(Dataset items)
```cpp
template <int NCA, int INMODE, bool X2, int RES, bool HEAD, bool STEM = false>
int launch_pair_pp(PairArgs a, int grid_cap, hipStream_t s) {
  constexpr int lds = STEM ? pps::LDS : 2 * ppk::RB + (NCA + 1) * ppk::W_B;
  static_assert(lds <= 160 * 1024, "ping-pong LDS budget");
  a.tiles_x = (a.W + TW - 1) / TW;
  a.tiles_y = (a.H + TH - 1) / TH;
  const int tiles = a.N * a.tiles_x * a.tiles_y;
  int g = grid_cap > 0 ? grid_cap : 256;
  if (g > tiles) g = tiles;
  if (g < 1) return 0;
  a.stamps = nullptr;
  static bool attr_set[BE_MAX_DEV] = {};
  if (!attr_set[be_cur_dev()]) {
    hipFuncSetAttribute(reinterpret_cast<const void*>(&conv_pair_pp_kernel<NCA, INMODE, X2, RES, HEAD, STEM>),
                        hipFuncAttributeMaxDynamicSharedMemorySize, lds);
    attr_set[be_cur_dev()] = true;
  }
  if (g_pp_stamps != nullptr) {
    if (g > g_pp_stamps_cap) return -30;
    a.stamps = g_pp_stamps;
    static bool attr_st[BE_MAX_DEV] = {};
    if (!attr_st[be_cur_dev()]) {
      hipFuncSetAttribute(reinterpret_cast<const void*>(&conv_pair_pp_kernel<NCA, INMODE, X2, RES, HEAD, STEM, true>),
                          hipFuncAttributeMaxDynamicSharedMemorySize, lds);
      attr_st[be_cur_dev()] = true;
    }
    hipLaunchKernelGGL((conv_pair_pp_kernel<NCA, INMODE, X2, RES, HEAD, STEM, true>), dim3(g), dim3(ppk::NTP), lds, s, a);
    return BE_CHECK_LAUNCH();
  }
  hipLaunchKernelGGL((conv_pair_pp_kernel<NCA, INMODE, X2, RES, HEAD, STEM>), dim3(g), dim3(ppk::NTP), lds, s, a);
  return BE_CHECK_LAUNCH();
}

#include "conv_pair_pp64.inc"

template <int NCA, int INMODE, bool X2, int RES, bool PROJ = false>
int launch_pair_pp64(PairArgs a, int grid_cap, hipStream_t s) {
  constexpr int lds = PROJ ? pp64::LDS_PROJ : pp64::LDS;
  a.tiles_x = (a.W + pp64::TS - 1) / pp64::TS;
  a.tiles_y = (a.H + pp64::TS - 1) / pp64::TS;
  const int tiles = a.N * a.tiles_x * a.tiles_y;
  int g = grid_cap > 0 ? grid_cap : 256;
  if (g > tiles) g = tiles;
  if (g < 1) return 0;
  a.stamps = nullptr;
  static bool attr_set[BE_MAX_DEV] = {};
  if (!attr_set[be_cur_dev()]) {
    (void)hipFuncSetAttribute(reinterpret_cast<const void*>(&pp64::conv_pair_pp64_kernel<NCA, INMODE, X2, RES, false, PROJ>),
                              hipFuncAttributeMaxDynamicSharedMemorySize, lds);
    (void)hipFuncSetAttribute(reinterpret_cast<const void*>(&pp64::conv_pair_pp64_kernel<NCA, INMODE, X2, RES, true, PROJ>),
                              hipFuncAttributeMaxDynamicSharedMemorySize, lds);
    attr_set[be_cur_dev()] = true;
  }
  if (g_pp_stamps != nullptr) {
    if (g > g_pp_stamps_cap) return -30;
    a.stamps = g_pp_stamps;
    hipLaunchKernelGGL((pp64::conv_pair_pp64_kernel<NCA, INMODE, X2, RES, true, PROJ>), dim3(g), dim3(pp64::NTP), lds, s, a);
    return BE_CHECK_LAUNCH();
  }
  hipLaunchKernelGGL((pp64::conv_pair_pp64_kernel<NCA, INMODE, X2, RES, false, PROJ>), dim3(g), dim3(pp64::NTP), lds, s, a);
  return BE_CHECK_LAUNCH();
}
}

static int g_pair_grid = be_env_int("BE_PAIR_GRID", 0);

static int g_pair_pp = be_env_int("BE_PAIR_PP", 1);

static int g_pair_pp_stem = be_env_int("BE_PAIR_PP_STEM", 1);

static bool pp_ok(const PairArgs& a, int grid_cap) {
  if (!g_pair_pp || g_pair_stamps != nullptr) return false;
  const long long tiles = (long long)a.N * ((a.W + TW - 1) / TW) * ((a.H + TH - 1) / TH);
  const int g = grid_cap > 0 ? grid_cap : 256;
  return tiles >= 2LL * g;
}

static int g_pair_pp64 = be_env_int("BE_PAIR_PP64", 1);

static bool pp64_size_ok(int N, int H, int W, int grid_cap) {
  if (!g_pair_pp64 || g_pair_stamps != nullptr) return false;
  const long long tiles = (long long)N * ((W + pp64::TS - 1) / pp64::TS) * ((H + pp64::TS - 1) / pp64::TS);
  const int g = grid_cap > 0 ? grid_cap : 256;
  return tiles >= 2LL * g;
}

static bool pp64_ok(const PairArgs& a, int grid_cap) { return a.waf && a.wbf && pp64_size_ok(a.N, a.H, a.W, grid_cap); }

static int g_pair_pp64_proj = be_env_int("BE_PAIR_PP64_PROJ", 1);

extern "C" {

int be_conv_pair_pp64_takes(int N, int H, int W) { return pp64_size_ok(N, H, W, g_pair_grid) ? 1 : 0; }

int be_conv_pair_proj_takes(int N, int H, int W) { return g_pair_pp64_proj && be_conv_pair_pp64_takes(N, H, W); }

int be_conv_pair_set_proj_fusion(int on) {
  g_pair_pp64_proj = on;
  return 0;
}

int be_conv_pair_set_grid(int blocks) {
  g_pair_grid = blocks;
  return 0;
}

int be_conv_pair_set_stamps(void* buf, int cap_workgroups) {
  g_pair_stamps = static_cast<unsigned long long*>(buf);
  g_pair_stamps_cap = buf ? cap_workgroups : 0;
  return 0;
}

int be_conv_pair_pp_set_stamps(void* buf, int cap_workgroups) {
  g_pp_stamps = static_cast<unsigned long long*>(buf);
  g_pp_stamps_cap = buf ? cap_workgroups : 0;
  return 0;
}

int be_conv_pair_lds(int cin, int cm, int inmode, int x2, int proj, int res) {
  (void)inmode; (void)x2; (void)res;
  if (cm == 32 && cin == 8 && proj) return (int)PC<8, 32, 0, false, true, 0, 1>::LDS;
  if (cm == 32 && cin == 32) return (int)PC<32, 32, 0, false, false, 1, 1>::LDS;
  if (cm == 32 && cin == 64) return (int)PC<32, 32, 1, true, false, 2, 2>::LDS;
  if (cm == 64) return (int)PC<32, 64, 0, false, false, 1, 2>::LDS;
  return -1;
}

int be_conv_pair_frag(const void* x, const void* x2, const float* sa, const float* ta, int ta_ns, const float* sb,
                      const float* tb, int tb_ns, const float* sp, const float* tp, const void* wa, const void* wb,
                      const void* wp, const float* bias, const void* res, void* out, int N, int H, int W, int Hs,
                      int Ws, int Cin, int CM, int inmode, int proj, int resmode, const void* waf, const void* wbf,
                      hipStream_t stream) {
  PairArgs a;
  a.waf = (const bf16_t*)waf; a.wbf = (const bf16_t*)wbf; a.wpf = nullptr; a.biasp = nullptr;
  a.x = (const bf16_t*)x; a.x2 = (const bf16_t*)x2;
  a.sa = sa; a.ta = ta; a.ta_ns = ta_ns; a.sb = sb; a.tb = tb; a.tb_ns = tb_ns; a.sp = sp; a.tp = tp;
  a.wa = (const bf16_t*)wa; a.wb = (const bf16_t*)wb; a.wp = (const bf16_t*)wp; a.bias = bias;
  a.res = (const bf16_t*)res; a.out = (bf16_t*)out;
  a.N = N; a.H = H; a.W = W; a.Hs = Hs; a.Ws = Ws; a.Cin = Cin;
  a.sh = a.th = a.bh = nullptr; a.wh = nullptr; a.hout = nullptr; a.nh = 0;
  const bool hx2 = x2 != nullptr;
  if (!sa || !ta || !sb || !tb || !wa || !wb || !bias || !out || !x) return -20;
  if ((resmode != 0) != (res != nullptr)) return -21;
  if (proj && (!sp || !tp || !wp)) return -22;
  const int g = g_pair_grid;
  if (CM == 32 && Cin == 8 && inmode == 0 && !hx2 && proj && resmode == 0) {
    if (g_pair_pp_stem && pp_ok(a, g) && Hs == H && Ws == W)
      return launch_pair_pp<1, 0, false, 0, false, true>(a, g, stream);
    return launch_pair<8, 32, 0, false, true, 0, 1>(a, g, stream);
  }
  if (CM == 32 && Cin == 32 && inmode == 0 && !hx2 && !proj && resmode == 1) {
    if (pp_ok(a, g) && Hs == H && Ws == W) return launch_pair_pp<1, 0, false, 1, false>(a, g, stream);
    return launch_pair<32, 32, 0, false, false, 1, 1>(a, g, stream);
  }
  if (CM == 32 && Cin == 64 && inmode == 1 && hx2 && !proj && resmode == 2) {
    if (pp_ok(a, g) && 2 * Hs == H && 2 * Ws == W)
      return launch_pair_pp<2, 1, true, 2, false>(a, g, stream);
    return launch_pair<32, 32, 1, true, false, 2, 2>(a, g, stream);
  }
  if (CM == 64 && Cin == 32 && inmode == 2 && !hx2 && !proj && resmode == 1) {
    if (pp64_ok(a, g) && Hs == 2 * H && Ws == 2 * W) return launch_pair_pp64<1, 2, false, 1>(a, g, stream);
    return launch_pair<32, 64, 2, false, false, 1, 1>(a, g, stream);
  }
  if (CM == 64 && Cin == 64 && inmode == 0 && !hx2 && !proj && resmode == 1) {
    if (pp64_ok(a, g) && Hs == H && Ws == W) return launch_pair_pp64<2, 0, false, 1>(a, g, stream);
    return launch_pair<32, 64, 0, false, false, 1, 2>(a, g, stream);
  }
  if (CM == 64 && Cin == 128 && inmode == 1 && hx2 && !proj && resmode == 2) {
    if (pp64_ok(a, g) && 2 * Hs == H && 2 * Ws == W) return launch_pair_pp64<4, 1, true, 2>(a, g, stream);
    return launch_pair<32, 64, 1, true, false, 2, 4>(a, g, stream);
  }
  return -23;
}

int be_conv_pair_proj(const void* x, const float* sa, const float* ta, int ta_ns, const float* sb, const float* tb,
                      int tb_ns, const float* sp, const float* tp, const void* wa, const void* wb, const float* bias,
                      const float* biasp, void* out, int N, int H, int W, int Hs, int Ws, int Cin, int CM,
                      const void* waf, const void* wbf, const void* wpf, hipStream_t stream) {
  if (!x || !sa || !ta || !sb || !tb || !wa || !wb || !bias || !out) return -20;
  if (!sp || !tp || !wpf || !biasp || !waf || !wbf) return -22;
  if (CM != 64 || Cin != 32 || Hs != 2 * H || Ws != 2 * W) return -23;
  if (!be_conv_pair_proj_takes(N, H, W)) return -25;
  PairArgs a;
  a.waf = (const bf16_t*)waf; a.wbf = (const bf16_t*)wbf; a.wpf = (const bf16_t*)wpf; a.biasp = biasp;
  a.x = (const bf16_t*)x; a.x2 = nullptr;
  a.sa = sa; a.ta = ta; a.ta_ns = ta_ns; a.sb = sb; a.tb = tb; a.tb_ns = tb_ns; a.sp = sp; a.tp = tp;
  a.wa = (const bf16_t*)wa; a.wb = (const bf16_t*)wb; a.wp = nullptr; a.bias = bias;
  a.res = nullptr; a.out = (bf16_t*)out;
  a.N = N; a.H = H; a.W = W; a.Hs = Hs; a.Ws = Ws; a.Cin = Cin;
  a.sh = a.th = a.bh = nullptr; a.wh = nullptr; a.hout = nullptr; a.nh = 0;
  return launch_pair_pp64<1, 2, false, 0, true>(a, g_pair_grid, stream);
}

int be_conv_pair(const void* x, const void* x2, const float* sa, const float* ta, int ta_ns, const float* sb,
                 const float* tb, int tb_ns, const float* sp, const float* tp, const void* wa, const void* wb,
                 const void* wp, const float* bias, const void* res, void* out, int N, int H, int W, int Hs, int Ws,
                 int Cin, int CM, int inmode, int proj, int resmode, hipStream_t stream) {
  return be_conv_pair_frag(x, x2, sa, ta, ta_ns, sb, tb, tb_ns, sp, tp, wa, wb, wp, bias, res, out, N, H, W, Hs, Ws, Cin,
                           CM, inmode, proj, resmode, nullptr, nullptr, stream);
}

int be_conv_pair_head(const void* x, const float* sa, const float* ta, int ta_ns, const float* sb, const float* tb,
                      int tb_ns, const void* wa, const void* wb, const float* bias, const void* res, const float* sh,
                      const float* th, const void* wh, const float* bh, float* hout, int nh, int N, int H, int W,
                      hipStream_t stream) {
  if (!x || !sa || !ta || !sb || !tb || !wa || !wb || !bias || !res || !sh || !th || !wh || !bh || !hout) return -20;
  if (nh < 1 || nh > 16) return -24;
  PairArgs a;
  a.x = (const bf16_t*)x; a.x2 = nullptr;
  a.sa = sa; a.ta = ta; a.ta_ns = ta_ns; a.sb = sb; a.tb = tb; a.tb_ns = tb_ns; a.sp = nullptr; a.tp = nullptr;
  a.wa = (const bf16_t*)wa; a.wb = (const bf16_t*)wb; a.wp = nullptr; a.bias = bias;
  a.res = (const bf16_t*)res; a.out = nullptr; a.waf = a.wbf = nullptr; a.wpf = nullptr; a.biasp = nullptr;
  a.sh = sh; a.th = th; a.wh = (const bf16_t*)wh; a.bh = bh; a.hout = hout; a.nh = nh;
  a.N = N; a.H = H; a.W = W; a.Hs = H; a.Ws = W; a.Cin = 32;
  if (pp_ok(a, g_pair_grid)) return launch_pair_pp<1, 0, false, 1, true>(a, g_pair_grid, stream);
  return launch_pair<32, 32, 0, false, false, 1, 1, true>(a, g_pair_grid, stream);
}

}
```

### csrc/kernels/conv_pair_pp64.inc

```
namespace pp64 {
constexpr int TS = 16;
constexpr int GW = 4, GT = GW * 64, NTP = 2 * GT;
constexpr int RW = TS + 2, RPIX = RW * RW;
constexpr int IW = TS + 4, IPIX = IW * IW;
constexpr int IN_B = IPIX * 64;
constexpr int H_B = RPIX * 128;
constexpr int OUTW_B = 8 * TS * 64;
constexpr int RB = H_B;
constexpr int LDS = 2 * RB;
constexpr int APT = 11, BPT = 8;
constexpr int HU = IPIX * 4, HUPT = (HU + GT - 1) / GT;
constexpr int WD = 3;
constexpr int WSTEP = 4 * 64 * 8;
constexpr int P_B = TS * TS * 64;
constexpr int LDS_PROJ = 2 * (RB + P_B);
static_assert(IN_B <= RB && GW * OUTW_B <= RB, "region overlays");
static_assert(LDS_PROJ <= 128 * 1024, "LDS budget of the ping-pong kernels");

__device__ __forceinline__ TileXY tile16(const PairArgs& a, int t) {
  const int tpi = a.tiles_x * a.tiles_y;
  TileXY r;
  r.n = t / tpi;
  const int q = t - r.n * tpi;
  r.ty0 = (q / a.tiles_x) * TS;
  r.tx0 = (q % a.tiles_x) * TS;
  return r;
}

__device__ __forceinline__ bool interior(const PairArgs& a, TileXY t) {
  return t.ty0 >= 2 && t.ty0 + TS + 2 <= a.H && t.tx0 >= 2 && t.tx0 + TS + 2 <= a.W;
}

template <int INMODE>
struct Halo {
  u32x4 h[HUPT][INMODE == 2 ? 4 : 1];
  float4 aff[4];
};

template <int CIN, int INMODE>
__device__ __forceinline__ void issue_halo(const PairArgs& a, TileXY t, int ch, int gt, Halo<INMODE>& hr) {
  const int c = ch * 32 + (gt & 3) * 8;
  if (ch == 0) {
    hr.aff[0] = *reinterpret_cast<const float4*>(a.sa + c);
    hr.aff[1] = *reinterpret_cast<const float4*>(a.sa + c + 4);
    const float* tr = a.ta + (size_t)t.n * a.ta_ns + c;
    hr.aff[2] = *reinterpret_cast<const float4*>(tr);
    hr.aff[3] = *reinterpret_cast<const float4*>(tr + 4);
  }
#pragma unroll
  for (int i = 0; i < HUPT; ++i) {
    const int pi = min(gt + i * GT, HU - 1) >> 2;
    const int y = pi / IW, x = pi - y * IW;
    const int gy = min(max(t.ty0 - 2 + y, 0), a.H - 1);
    const int gx = min(max(t.tx0 - 2 + x, 0), a.W - 1);
    if constexpr (INMODE == 0) {
      hr.h[i][0] = *reinterpret_cast<const u32x4*>(a.x + (((size_t)t.n * a.Hs + gy) * a.Ws + gx) * CIN + c);
    } else if constexpr (INMODE == 1) {
      hr.h[i][0] = *reinterpret_cast<const u32x4*>(a.x + (((size_t)t.n * a.Hs + (gy >> 1)) * a.Ws + (gx >> 1)) * CIN + c);
    } else {
      const bf16_t* base = a.x + (((size_t)t.n * a.Hs + 2 * gy) * a.Ws + 2 * gx) * CIN + c;
      hr.h[i][0] = *reinterpret_cast<const u32x4*>(base);
      hr.h[i][1] = *reinterpret_cast<const u32x4*>(base + CIN);
      hr.h[i][2] = *reinterpret_cast<const u32x4*>(base + (size_t)a.Ws * CIN);
      hr.h[i][3] = *reinterpret_cast<const u32x4*>(base + (size_t)a.Ws * CIN + CIN);
    }
  }
}

struct PAff {
  float4 f[4];
};

__device__ __forceinline__ void issue_paff(const PairArgs& a, int gt, PAff& p) {
  const int c = (gt & 3) * 8;
  p.f[0] = *reinterpret_cast<const float4*>(a.sp + c);
  p.f[1] = *reinterpret_cast<const float4*>(a.sp + c + 4);
  p.f[2] = *reinterpret_cast<const float4*>(a.tp + c);
  p.f[3] = *reinterpret_cast<const float4*>(a.tp + c + 4);
}

__device__ __forceinline__ int p_off(int oy, int ox, int c) {
  return (oy * TS + ox) * 64 + ((c ^ ((((ox >> 2) ^ oy) & 1) << 1)) << 4);
}
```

* **What to do**: From the entries, give the number of lines where the string "PAff" is found, and nothing else.

* **Written response**: 2